## Brief
Write back every record verbatim.

Stored items
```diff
@@ -777,13 +782,13 @@
             F.res_block(up_res_[j], cat[j], 0, dst);
         }
         if (second) {
-            if (lvl > 0) F.res_block(up_us_[L_ - 1 - lvl], dst, 1, slice_act(cat[j + 1], 0, ch_h[j + 1]));
+            if (lvl > 0) F.res_block(up_us_[L_ - 1 - lvl], dst, 1, f16_only(slice_act(cat[j + 1], 0, ch_h[j + 1])));
             else feat = dst;
         }
     }
     rt.scratch->reset();
     ImgView none{};
-    if (tail_.w16 != nullptr && feat.h.ld == feat.h.C) {
+    if (tc_tail) {
         View fv = feat.h;
         fv.stats = feat.f.stats; fv.stats_ld = feat.f.stats_ld; fv.stats_rep = feat.f.stats_rep; fv.stats_rep_stride = feat.f.stats_rep_stride;
         NormSpecTail ns; ns.groups = 32; ns.act = ACT_SILU_FAST; ns.gamma = last_n_.gamma; ns.beta = last_n_.beta;
```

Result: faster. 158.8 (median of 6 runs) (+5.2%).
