_IN_DTYPES = {np.dtype(np.int16): 0, np.dtype(np.float32): 1, np.dtype(np.float64): 2, np.dtype(np.int32): 3}


def zoomed_shape(shape, zoom):
    zoom = np.broadcast_to(np.asarray(zoom, dtype=np.float64), (len(shape),))
    return tuple(int(round(n * z)) for n, z in zip(shape, zoom))


def resample_cubic_device(ctx: Context, dev_in: DeviceBuffer, in_dtype, in_shape, out_shape, out_dtype=np.int32):
    code = _IN_DTYPES[np.dtype(in_dtype)]
    oc = {np.dtype(np.int32): 0, np.dtype(np.float64): 1}[np.dtype(out_dtype)]
    n = int(np.prod(out_shape))
    out = DeviceBuffer(ctx, n * np.dtype(out_dtype).itemsize)
    check(ctx.lib.boa_resample_cubic(ctx.h, dev_in.vp, code, int3(in_shape), out.vp, oc, int3(out_shape)),
          "boa_resample_cubic")
    return out


def resample_nearest_device(ctx: Context, dev_in: DeviceBuffer, in_shape, out_shape):
    out = DeviceBuffer(ctx, int(np.prod(out_shape)))
    check(ctx.lib.boa_resample_nearest_u8(ctx.h, dev_in.vp, int3(in_shape), out.vp, int3(out_shape)),
          "boa_resample_nearest_u8")
    return out


REF_TO_MEMORY_AXIS = (2, 0, 1)


def resample_onehot_device(ctx: Context, dev_in: DeviceBuffer, in_shape, out_shape, sep_axis=None):
    out = DeviceBuffer(ctx, int(np.prod(out_shape)))
    ax = -1 if sep_axis is None or int(sep_axis) < 0 else REF_TO_MEMORY_AXIS[int(sep_axis)]
    check(ctx.lib.boa_resample_onehot_u8(ctx.h, dev_in.vp, int3(in_shape), out.vp, int3(out_shape), ax),
          "boa_resample_onehot_u8")
    return out


def resample_img(ctx: Context, img: np.ndarray, zoom=0.5, order: int = 0, out_dtype=None, target_shape=None):
    img = np.asarray(img)
    if img.ndim != 3:
        raise ValueError(f"resample_img: 3-D arrays only, got {img.shape}")
    shape = tuple(int(s) for s in target_shape) if target_shape is not None else zoomed_shape(img.shape, zoom)
    if order == 0:
        if img.dtype != np.uint8:
            if img.min() < 0 or img.max() > 255:
                raise ValueError("resample_img(order=0): label values must fit uint8")
            img = img.astype(np.uint8)
        d = DeviceBuffer(ctx, img.size).upload(img)
        o = resample_nearest_device(ctx, d, img.shape, shape)
        res = o.download(shape, np.uint8)
        d.free(), o.free()
        return res
    if order != 3:
        raise ValueError(f"resample_img: order {order} not supported (the reference uses 0 and 3)")
    if img.dtype not in _IN_DTYPES:
        img = img.astype(np.float64)
    od = np.dtype(np.float64 if out_dtype is None else out_dtype)
    d = DeviceBuffer(ctx, img.nbytes).upload(img)
    o = resample_cubic_device(ctx, d, img.dtype, img.shape, shape, od)
    res = o.download(shape, od)
    d.free(), o.free()
    return res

## Task solution
```diff
@@ -777,13 +782,13 @@
             F.res_block(up_res_[j], cat[j], 0, dst);
         }
         if (second) {
-            if (lvl > 0) F.res_block(up_us_[L_ - 1 - lvl], dst, 1, slice_act(cat[j + 1], 0, ch_h[j + 1]));
+            if (lvl > 0) F.res_block(up_us_[L_ - 1 - lvl], dst, 1, f16_only(slice_act(cat[j + 1], 0, ch_h[j + 1])));
             else feat = dst;
         }
     }
     rt.scratch->reset();
     ImgView none{};
-    if (tail_.w16 != nullptr && feat.h.ld == feat.h.C) {
+    if (tc_tail) {
         View fv = feat.h;
         fv.stats = feat.f.stats; fv.stats_ld = feat.f.stats_ld; fv.stats_rep = feat.f.stats_rep; fv.stats_rep_stride = feat.f.stats_rep_stride;
         NormSpecTail ns; ns.groups = 32; ns.act = ACT_SILU_FAST; ns.gamma = last_n_.gamma; ns.beta = last_n_.beta;
```

Result: faster. 158.8 (median of 6 runs) (+5.2%).
_IN_DTYPES = {np.dtype(np.int16): 0, np.dtype(np.float32): 1, np.dtype(np.float64): 2, np.dtype(np.int32): 3}


def zoomed_shape(shape, zoom):
    zoom = np.broadcast_to(np.asarray(zoom, dtype=np.float64), (len(shape),))
    return tuple(int(round(n * z)) for n, z in zip(shape, zoom))


def resample_cubic_device(ctx: Context, dev_in: DeviceBuffer, in_dtype, in_shape, out_shape, out_dtype=np.int32):
    code = _IN_DTYPES[np.dtype(in_dtype)]
    oc = {np.dtype(np.int32): 0, np.dtype(np.float64): 1}[np.dtype(out_dtype)]
    n = int(np.prod(out_shape))
    out = DeviceBuffer(ctx, n * np.dtype(out_dtype).itemsize)
    check(ctx.lib.boa_resample_cubic(ctx.h, dev_in.vp, code, int3(in_shape), out.vp, oc, int3(out_shape)),
          "boa_resample_cubic")
    return out


def resample_nearest_device(ctx: Context, dev_in: DeviceBuffer, in_shape, out_shape):
    out = DeviceBuffer(ctx, int(np.prod(out_shape)))
    check(ctx.lib.boa_resample_nearest_u8(ctx.h, dev_in.vp, int3(in_shape), out.vp, int3(out_shape)),
          "boa_resample_nearest_u8")
    return out


REF_TO_MEMORY_AXIS = (2, 0, 1)


def resample_onehot_device(ctx: Context, dev_in: DeviceBuffer, in_shape, out_shape, sep_axis=None):
    out = DeviceBuffer(ctx, int(np.prod(out_shape)))
    ax = -1 if sep_axis is None or int(sep_axis) < 0 else REF_TO_MEMORY_AXIS[int(sep_axis)]
    check(ctx.lib.boa_resample_onehot_u8(ctx.h, dev_in.vp, int3(in_shape), out.vp, int3(out_shape), ax),
          "boa_resample_onehot_u8")
    return out


def resample_img(ctx: Context, img: np.ndarray, zoom=0.5, order: int = 0, out_dtype=None, target_shape=None):
    img = np.asarray(img)
    if img.ndim != 3:
        raise ValueError(f"resample_img: 3-D arrays only, got {img.shape}")
    shape = tuple(int(s) for s in target_shape) if target_shape is not None else zoomed_shape(img.shape, zoom)
    if order == 0:
        if img.dtype != np.uint8:
            if img.min() < 0 or img.max() > 255:
                raise ValueError("resample_img(order=0): label values must fit uint8")
            img = img.astype(np.uint8)
        d = DeviceBuffer(ctx, img.size).upload(img)
        o = resample_nearest_device(ctx, d, img.shape, shape)
        res = o.download(shape, np.uint8)
        d.free(), o.free()
        return res
    if order != 3:
        raise ValueError(f"resample_img: order {order} not supported (the reference uses 0 and 3)")
    if img.dtype not in _IN_DTYPES:
        img = img.astype(np.float64)
    od = np.dtype(np.float64 if out_dtype is None else out_dtype)
    d = DeviceBuffer(ctx, img.nbytes).upload(img)
    o = resample_cubic_device(ctx, d, img.dtype, img.shape, shape, od)
    res = o.download(shape, od)
    d.free(), o.free()
    return res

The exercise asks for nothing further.